Alternative dispute resolution in Hong Kong

Alternative Dispute Resolution (ADR) is not a single technique, but consists of assisted negotiations with a view to achieving a settlement. ADR is a consensual process. Except for arbitration, ADR usually has a non-binding outcome and, as a result, may not resolve the dispute. It can be much faster and cheaper than litigation, but, if it fails, it may only add to the cost and delay in resolving the dispute. Common forms of ADR in Hong Kong include arbitration and mediation.


Arbitration is a popular method of dispute resolution in the HKSAR. It seeks to facilitate the fair and speedy resolution of disputes without unnecessary expense within a private setting.

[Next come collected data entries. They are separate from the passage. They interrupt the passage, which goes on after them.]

# spdes/chirpgp

Measured on AMD Instinct MI355X. Metric: filter+smoother trial-steps/s (batch x T / wall), higher is better.
Workload: dtype f64; 1 GPU; C2: discrete EKF+EKS (demos/ekfs_mle.py model); d=4, T=10000, batch_per_gpu=1000, global_batch=1000, parallelism=trials sharded x1

## Files before the change

chirpgp_amd/csrc/cgp_walk4.hpp:

```cpp
#pragma once
#include <atomic>
#include "cgp_coop8.hpp"

namespace cgp {

constexpr int kWalkRec = 37;
constexpr int kWalkG = 0, kWalkC = 16, kWalkc = 32;
constexpr int kWalkAhead = 2;
static_assert(kWalk4LdsBytes == sizeof(double) * 64 * kWalkRec, "walk4_smoother_ok (cgp_route.hpp) budgets the records of walk4_smoother_kernel");
constexpr int kWalkMapDoubles = 40;
struct Walk4Operands { double g, C, c; };

CGP_DEV double blk_bcast0(double x) {
    return dpp_banks_f64<kRowRor12, 0x8>(dpp_banks_f64<kRowRor8, 0x4>(dpp_banks_f64<kRowRor4, 0x2>(x, x), x), x);
}

template <class Elem, int MODE = kWalkWhole, bool SEL = false>
__global__ void __launch_bounds__(64) walk4_smoother_kernel(SmootherIO io, ModelArgs ma) {
    static_assert(Elem::D == 4, "d = 4 kernel");
    static_assert(!(SEL && MODE == kWalkCompose), "pass 1 of the time-split form writes nothing");
    __shared__ double recs[64 * kWalkRec];
    __shared__ double selbuf[SEL ? 128 : 1];
    __shared__ double ghrule[SEL ? 2 * kGhMaxOrder : 1];
    const int lane = threadIdx.x;
    const int r = lane >> 4, b = (lane >> 2) & 3, q = lane & 3;
    const int64_t trial = (MODE == kWalkWhole) ? (int64_t)blockIdx.x : (int64_t)(blockIdx.x / (unsigned)io.segs);
    const int seg = (MODE == kWalkWhole) ? 0 : (int)(blockIdx.x % (unsigned)io.segs);
    if (trial >= io.B) return;

    Elem elem;
    elem.setup(ma, trial);
    if constexpr (SEL) { sel_stage_rule(io.sel, ghrule, lane); wave_lds_fence(); }
    if constexpr (Elem::USES_SIGMA) elem.sg.stage(dyn_lds(), lane, 64, 4);
    const int64_t T = io.T;
    const double* __restrict__ mfs = io.mfs + trial * T * 4;
    const double* __restrict__ Pfs = io.Pfs + trial * T * 16;
    double* __restrict__ mss = io.mss + trial * T * 4;
    double* __restrict__ Pss = io.Pss + trial * T * 16;
    OobWindow wPs, wms;
    wPs.init((MODE == kWalkCompose || !io.Pss) ? nullptr : Pss, T * 128); wms.init((MODE == kWalkCompose || !io.mss) ? nullptr : mss, T * 32);
    const int64_t hi_first = (MODE == kWalkWhole) ? T - 2 : T - 2 - 64 * (int64_t)seg * io.tiles_per_seg;
    const int64_t hi_stop = (MODE == kWalkWhole) ? 0 : max((int64_t)0, hi_first - 64 * (int64_t)io.tiles_per_seg + 1);
    if (hi_first < 0 && MODE != kWalkWhole) return;
    const unsigned offP = (unsigned)b * 128u + (unsigned)(4 * r + q) * 8u;
    const unsigned offm = (q == 0) ? (unsigned)b * 32u + (unsigned)r * 8u : kOobOffset;
    const int oGa = kWalkG + q * 4 + r, oGb = kWalkG + r * 4 + q, oC = kWalkC + r * 4 + q, oc = kWalkc + r;

    double Ps = Pfs[(T - 1) * 16 + ((r >= q) ? r * 4 + q : q * 4 + r)];
    double ms = mfs[(T - 1) * 4 + r];
    double Acc = (r == q) ? 1.0 : 0.0;
    if constexpr (MODE == kWalkCompose) { Ps = 0.0; ms = 0.0; }
    if (MODE != kWalkCompose && seg == 0) {
        if (lane < 16 && (!SEL || io.Pss)) Pss[(T - 1) * 16 + lane] = Pfs[(T - 1) * 16 + lane];
        if (lane < 4 && (!SEL || io.mss)) mss[(T - 1) * 4 + lane] = mfs[(T - 1) * 4 + lane];
        if constexpr (SEL) { if (lane == 0) sel_write(io.sel, ghrule, trial * T + T - 1, mfs[(T - 1) * 4 + io.sel.comp], Pfs[(T - 1) * 16 + io.sel.comp * 5]); }
    }
    const bool sel_var_lane = SEL && r == io.sel.comp && q == io.sel.comp, sel_mean_lane = SEL && r == io.sel.comp && q == 0;
    if constexpr (MODE == kWalkApply) {
        const double* __restrict__ maps = io.ws + trial * io.segs * kWalkMapDoubles;
        for (int s2 = 0; s2 < seg; s2++) {
            const double* __restrict__ mp_ = maps + s2 * kWalkMapDoubles;
            const double gA = mp_[q * 4 + r], Cs = mp_[16 + r * 4 + q], cs = mp_[32 + r];
            const double Wc = mfma4x4(Ps, gA, 0.0);
            ms = mfma4x4(gA, ms, cs);
            Ps = mfma4x4(gA, Wc, Cs);
        }
    }

    auto request = [&](int64_t base, Vec<4>& mf, Sym<4>& Pf) {
        const int64_t t = base + lane;
        load_vec<4>(mfs + (t >= 0 ? t : 0) * 4, mf);
        load_sym<4>(Pfs + (t >= 0 ? t : 0) * 16, Pf);
    };
    auto write_record = [&](bool valid, const Mat<4>& G, const Vec<4>& c, const Sym<4>& C) {
        double* mine = recs + lane * kWalkRec;
        CGP_UNROLL for (int a = 0; a < 4; a++) {
            CGP_UNROLL for (int k = 0; k < 4; k++) {
                mine[kWalkG + a * 4 + k] = valid ? G.a[a][k] : 0.0;
                mine[kWalkC + a * 4 + k] = valid ? C(a, k) : 0.0;
            }
            mine[kWalkc + a] = valid ? c.v[a] : 0.0;
        }
    };
    auto scan = [&]() {
        CGP_UNROLL for (int i = 3; i >= 0; i--) {
            const double* p3 = recs + (16 * i + 4 * b + 3) * kWalkRec;
            double M = p3[oGb], C = p3[oC], c = p3[oc];
            CGP_UNROLL for (int j = 2; j >= 0; j--) {
                double* pj = recs + (16 * i + 4 * b + j) * kWalkRec;
                const double g = pj[oGa], Cj = pj[oC], cj = pj[oc];
                M = mfma4x4(g, M, 0.0);
                c = mfma4x4(g, c, cj);
                const double Tt = mfma4x4(C, g, 0.0);
                C = mfma4x4(Tt, g, Cj);
                pj[oGb] = M; pj[oC] = C; pj[oc] = c;
            }
        }
    };
    auto walk = [&](int64_t base) {
        auto fetch = [&](int Q, Walk4Operands& o) {
            const double* p = recs + ((4 * Q + (MODE == kWalkCompose ? 0 : b)) & 63) * kWalkRec;
            o.g = p[oGa]; o.C = p[oC]; o.c = p[oc];
        };
        Walk4Operands ring[kWalkAhead + 1];
        CGP_UNROLL for (int a = 0; a < kWalkAhead; a++) fetch(15 - a, ring[a]);
        CGP_UNROLL for (int Q = 15; Q >= 0; Q--) {
            fetch(Q - kWalkAhead, ring[(15 - Q + kWalkAhead) % (kWalkAhead + 1)]);
            const Walk4Operands& cur = ring[(15 - Q) % (kWalkAhead + 1)];
            if constexpr (MODE == kWalkCompose) {
                Acc = mfma4x4(cur.g, Acc, 0.0);
                ms = mfma4x4(cur.g, ms, cur.c);
                const double Tt = mfma4x4(Ps, cur.g, 0.0);
                Ps = mfma4x4(cur.g, Tt, cur.C);
            } else {
                const double W = mfma4x4(Ps, cur.g, 0.0);
                const double msn = mfma4x4(cur.g, ms, cur.c);
                const double Psn = mfma4x4(cur.g, W, cur.C);
                const unsigned step = (unsigned)(base + 4 * Q);
                wPs.store(Psn, offP + step * 128u);
                wms.store(msn, offm + step * 32u);
                if constexpr (SEL) {
                    if (sel_var_lane) selbuf[64 + 4 * Q + b] = Psn;
                    if (sel_mean_lane) selbuf[4 * Q + b] = msn;
                }
                Ps = blk_bcast0(Psn);
                ms = blk_bcast0(msn);
            }
        }
    };

    Vec<4> mf; Sym<4> Pf;
    if constexpr (Elem::HAS_SPEC) {
        {
            Mat<4> G; Vec<4> c; Sym<4> C;
            request(hi_first - 63, mf, Pf);
            const bool valid = hi_first - 63 + lane >= 0;
            if (valid) elem.map(mf, Pf, G, c, C);
            write_record(valid, G, c, C);
            wave_lds_fence();
            request(hi_first - 127, mf, Pf);
        }
        for (int64_t hi = hi_first; hi >= hi_stop; hi -= 64) {
            const int64_t base = hi - 63;
            Vec<4> mf2; Sym<4> Pf2;
            request(base - 128, mf2, Pf2);
            Mat<4> G; Vec<4> c; Sym<4> C; bool ok;
            elem.map_spec(mf, Pf, G, c, C, ok);
            scan();
            wave_lds_fence();
            walk(base);
            wave_lds_fence();
            if constexpr (SEL) { if (base + lane >= 0) sel_write(io.sel, ghrule, trial * T + base + lane, selbuf[lane], selbuf[64 + lane]); }
            if (__builtin_expect(__builtin_amdgcn_ballot_w64(!ok) != 0, 0)) elem.map(mf, Pf, G, c, C);
            write_record(base - 64 + lane >= 0, G, c, C);
            wave_lds_fence();
            mf = mf2; Pf = Pf2;
        }
    } else {
        request(hi_first - 63, mf, Pf);
        for (int64_t hi = hi_first; hi >= hi_stop; hi -= 64) {
            const int64_t base = hi - 63;
            {
                Mat<4> G; Vec<4> c; Sym<4> C;
                const bool valid = base + lane >= 0;
                if (valid) elem.map(mf, Pf, G, c, C);
                write_record(valid, G, c, C);
            }
            wave_lds_fence();
            request(base - 64, mf, Pf);
            scan();
            wave_lds_fence();
            walk(base);
            wave_lds_fence();
            if constexpr (SEL) { if (base + lane >= 0) sel_write(io.sel, ghrule, trial * T + base + lane, selbuf[lane], selbuf[64 + lane]); }
        }
    }
    if constexpr (MODE == kWalkCompose) {
        double* __restrict__ out = io.ws + (trial * io.segs + seg) * kWalkMapDoubles;
        if (b == 0) {
            out[r * 4 + q] = Acc;
            out[16 + r * 4 + q] = Ps;
            if (q == 0) out[32 + r] = ms;
        }
    }
}

template <class Elem>
inline hipError_t launch_walk4_smoother(const SmootherIO& io, const SmootherLaunch& host, const ModelArgs& ma, hipStream_t stream) {
    if (io.B <= 0 || io.T <= 0) return hipSuccess;
    if (!walk4_smoother_ok(io.T, ma)) return hipErrorInvalidValue;
    return launch_walk_smoother<Elem, walk4_smoother_kernel<Elem, kWalkWhole, false>, walk4_smoother_kernel<Elem, kWalkWhole, true>,
                                walk4_smoother_kernel<Elem, kWalkCompose, false>, walk4_smoother_kernel<Elem, kWalkApply, false>,
                                walk4_smoother_kernel<Elem, kWalkApply, true>>(io, host, ma, stream, kWalkMapDoubles);
}

}
```

Measured before the change: 3.927 billion trial-steps/s.

## Defer walk stores one step, split first tile, shorten block broadcast

In the smoother's backward walk, each step's stores of Ps and ms are delayed by one iteration, so global writes issue after the next broadcast and stay off the serial MFMA dependency chain. Full tiles are peeled from the final partial tile so they can use scalar-offset stores (store_s) with Q-constant immediates, and the partial tile keeps the per-step address computation. The block broadcast drops from three DPP ops to two by merging the last two masks. Map is now called unconditionally, with validity applied only on the record write. This risks extra register pressure and larger code from duplicated lambda instantiations.

```diff
diff --git a/chirpgp_amd/csrc/cgp_walk4.hpp b/chirpgp_amd/csrc/cgp_walk4.hpp
--- a/chirpgp_amd/csrc/cgp_walk4.hpp
+++ b/chirpgp_amd/csrc/cgp_walk4.hpp
@@ -12,7 +12,8 @@
 struct Walk4Operands { double g, C, c; };
 
 CGP_DEV double blk_bcast0(double x) {
-    return dpp_banks_f64<kRowRor12, 0x8>(dpp_banks_f64<kRowRor8, 0x4>(dpp_banks_f64<kRowRor4, 0x2>(x, x), x), x);
+    const double y = dpp_banks_f64<kRowRor4, 0x2>(x, x);
+    return dpp_banks_f64<kRowRor8, 0xC>(y, y);
 }
 
 template <class Elem, int MODE = kWalkWhole, bool SEL = false>
@@ -97,12 +98,30 @@
             }
         }
     };
-    auto walk = [&](int64_t base) {
+    auto walk = [&](int64_t base, auto first) {
+        constexpr bool FIRST = decltype(first)::value;
         auto fetch = [&](int Q, Walk4Operands& o) {
             const double* p = recs + ((4 * Q + (MODE == kWalkCompose ? 0 : b)) & 63) * kWalkRec;
             o.g = p[oGa]; o.C = p[oC]; o.c = p[oc];
         };
+        unsigned oP = offP, om = offm;
+        if constexpr (!FIRST) asm volatile("" : "+v"(oP), "+v"(om));
+        auto put = [&](int Q, double Psq, double msq) {
+            if constexpr (FIRST) {
+                const unsigned step = (unsigned)(base + 4 * Q);
+                wPs.store(Psq, oP + step * 128u);
+                wms.store(msq, om + step * 32u);
+            } else {
+                wPs.store_s(Psq, oP + (unsigned)Q * 512u, (unsigned)base * 128u);
+                wms.store_s(msq, om + (unsigned)Q * 128u, (unsigned)base * 32u);
+            }
+            if constexpr (SEL) {
+                if (sel_var_lane) selbuf[64 + 4 * Q + b] = Psq;
+                if (sel_mean_lane) selbuf[4 * Q + b] = msq;
+            }
+        };
         Walk4Operands ring[kWalkAhead + 1];
+        double Psq = 0.0, msq = 0.0;
         CGP_UNROLL for (int a = 0; a < kWalkAhead; a++) fetch(15 - a, ring[a]);
         CGP_UNROLL for (int Q = 15; Q >= 0; Q--) {
             fetch(Q - kWalkAhead, ring[(15 - Q + kWalkAhead) % (kWalkAhead + 1)]);
@@ -116,31 +135,35 @@
                 const double W = mfma4x4(Ps, cur.g, 0.0);
                 const double msn = mfma4x4(cur.g, ms, cur.c);
                 const double Psn = mfma4x4(cur.g, W, cur.C);
-                const unsigned step = (unsigned)(base + 4 * Q);
-                wPs.store(Psn, offP + step * 128u);
-                wms.store(msn, offm + step * 32u);
-                if constexpr (SEL) {
-                    if (sel_var_lane) selbuf[64 + 4 * Q + b] = Psn;
-                    if (sel_mean_lane) selbuf[4 * Q + b] = msn;
-                }
                 Ps = blk_bcast0(Psn);
                 ms = blk_bcast0(msn);
-            }
-        }
-    };
-
+                if (Q < 15) {
+                    asm("" : "+v"(Psq) : "v"(Ps));
+                    asm("" : "+v"(msq) : "v"(ms));
+                    put(Q + 1, Psq, msq);
+                }
+                Psq = Psn; msq = msn;
+            }
+        }
+        if constexpr (MODE != kWalkCompose) put(0, Psq, msq);
+    };
+
+    auto tiles = [&](auto body) {
+        int64_t hi = hi_first;
+        for (; hi >= hi_stop && hi >= 63; hi -= 64) body(hi, std::false_type{});
+        if (hi >= hi_stop) body(hi, std::true_type{});
+    };
     Vec<4> mf; Sym<4> Pf;
     if constexpr (Elem::HAS_SPEC) {
         {
             Mat<4> G; Vec<4> c; Sym<4> C;
             request(hi_first - 63, mf, Pf);
-            const bool valid = hi_first - 63 + lane >= 0;
-            if (valid) elem.map(mf, Pf, G, c, C);
-            write_record(valid, G, c, C);
+            elem.map(mf, Pf, G, c, C);
+            write_record(hi_first - 63 + lane >= 0, G, c, C);
             wave_lds_fence();
             request(hi_first - 127, mf, Pf);
         }
-        for (int64_t hi = hi_first; hi >= hi_stop; hi -= 64) {
+        tiles([&](int64_t hi, auto first) {
             const int64_t base = hi - 63;
             Vec<4> mf2; Sym<4> Pf2;
             request(base - 128, mf2, Pf2);
@@ -148,32 +171,31 @@
             elem.map_spec(mf, Pf, G, c, C, ok);
             scan();
             wave_lds_fence();
-            walk(base);
+            walk(base, first);
             wave_lds_fence();
             if constexpr (SEL) { if (base + lane >= 0) sel_write(io.sel, ghrule, trial * T + base + lane, selbuf[lane], selbuf[64 + lane]); }
             if (__builtin_expect(__builtin_amdgcn_ballot_w64(!ok) != 0, 0)) elem.map(mf, Pf, G, c, C);
             write_record(base - 64 + lane >= 0, G, c, C);
             wave_lds_fence();
             mf = mf2; Pf = Pf2;
-        }
+        });
     } else {
         request(hi_first - 63, mf, Pf);
-        for (int64_t hi = hi_first; hi >= hi_stop; hi -= 64) {
+        tiles([&](int64_t hi, auto first) {
             const int64_t base = hi - 63;
             {
                 Mat<4> G; Vec<4> c; Sym<4> C;
-                const bool valid = base + lane >= 0;
-                if (valid) elem.map(mf, Pf, G, c, C);
-                write_record(valid, G, c, C);
+                elem.map(mf, Pf, G, c, C);
+                write_record(base + lane >= 0, G, c, C);
             }
             wave_lds_fence();
             request(base - 64, mf, Pf);
             scan();
             wave_lds_fence();
-            walk(base);
+            walk(base, first);
             wave_lds_fence();
             if constexpr (SEL) { if (base + lane >= 0) sel_write(io.sel, ghrule, trial * T + base + lane, selbuf[lane], selbuf[64 + lane]); }
-        }
+        });
     }
     if constexpr (MODE == kWalkCompose) {
         double* __restrict__ out = io.ws + (trial * io.segs + seg) * kWalkMapDoubles;
```

Result: no change. 3.921 billion trial-steps/s, median of 2 (-0.1%).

Arbitration Ordinance establishes the arbitration framework for Hong Kong. It lays down a general legal framework, giving certain protections to the parties, vesting certain powers in arbitral tribunals and reserving a minimal number of powers to the Court of First Instance to intervene for the purpose of supporting and supervising the arbitration process.

The previous law that provided for a different regime for domestic arbitration (compared with international arbitration) in Hong Kong is now abolished under the new
Arbitration Ordinance, which came into effect on 1 June 2011. Under the new law, both international and domestic arbitration are now subject to a unitary regime largely based after the UNCITRAL Model Law on International Commercial Arbitration. The Model Law represents internationally agreed principles of best practice. This change of arbitration law is set to enhance Hong Kong as an ideal place for arbitration.

Arbitration Ordinance, however, retains certain provisions from the former Arbitration Ordinance (Cap 341) which applied to domestic arbitrations as optional "opt-in" provisions. These provisions are automatically applied to any arbitration agreement entered into before the commencement of the Arbitration Ordinance, or up to 6 years later (1 June 2017) if it is stipulated as "domestic arbitration". Further, the Arbitration Ordinance allows parties to expressly opt-in the provisions into their arbitration agreements.

The Hong Kong Courts are empowered by the Arbitration Ordinance to enforce arbitral awards made in or outside Hong Kong. Leave to enforce an arbitral award made outside Hong Kong will be granted if the award is of a type or description that may be made in Hong Kong by an arbitral tribunal. Separate provisions set out the enforcement of New York Convention awards, Mainland awards and other awards.


On 22 June 2012, the Mediation Ordinance (Cap 620) was enacted in Hong Kong, further establishing mediation as a preferred alternative dispute resolution in Hong Kong.

The main objectives of the Mediation Ordinance are to:

  • encourage and promote mediation as an alternative dispute resolution;
  • to define the scope of confidentiality of mediation communications; and
  • provide a statutory framework for the conduct of mediations in Hong Kong.

It has also been announced that the Mediation Task Force and its Accreditation Subgroup are working towards establishing a single accreditation body, with a provisional name of "the Hong Kong Mediation Accreditation Association Limited" which will be governed by a council made up of representatives of key mediation service providers in Hong Kong.

As such, the Mediation Ordinance will likely be subject to amendment when such accreditation body has been established and when further detailed guidelines for mediation are created.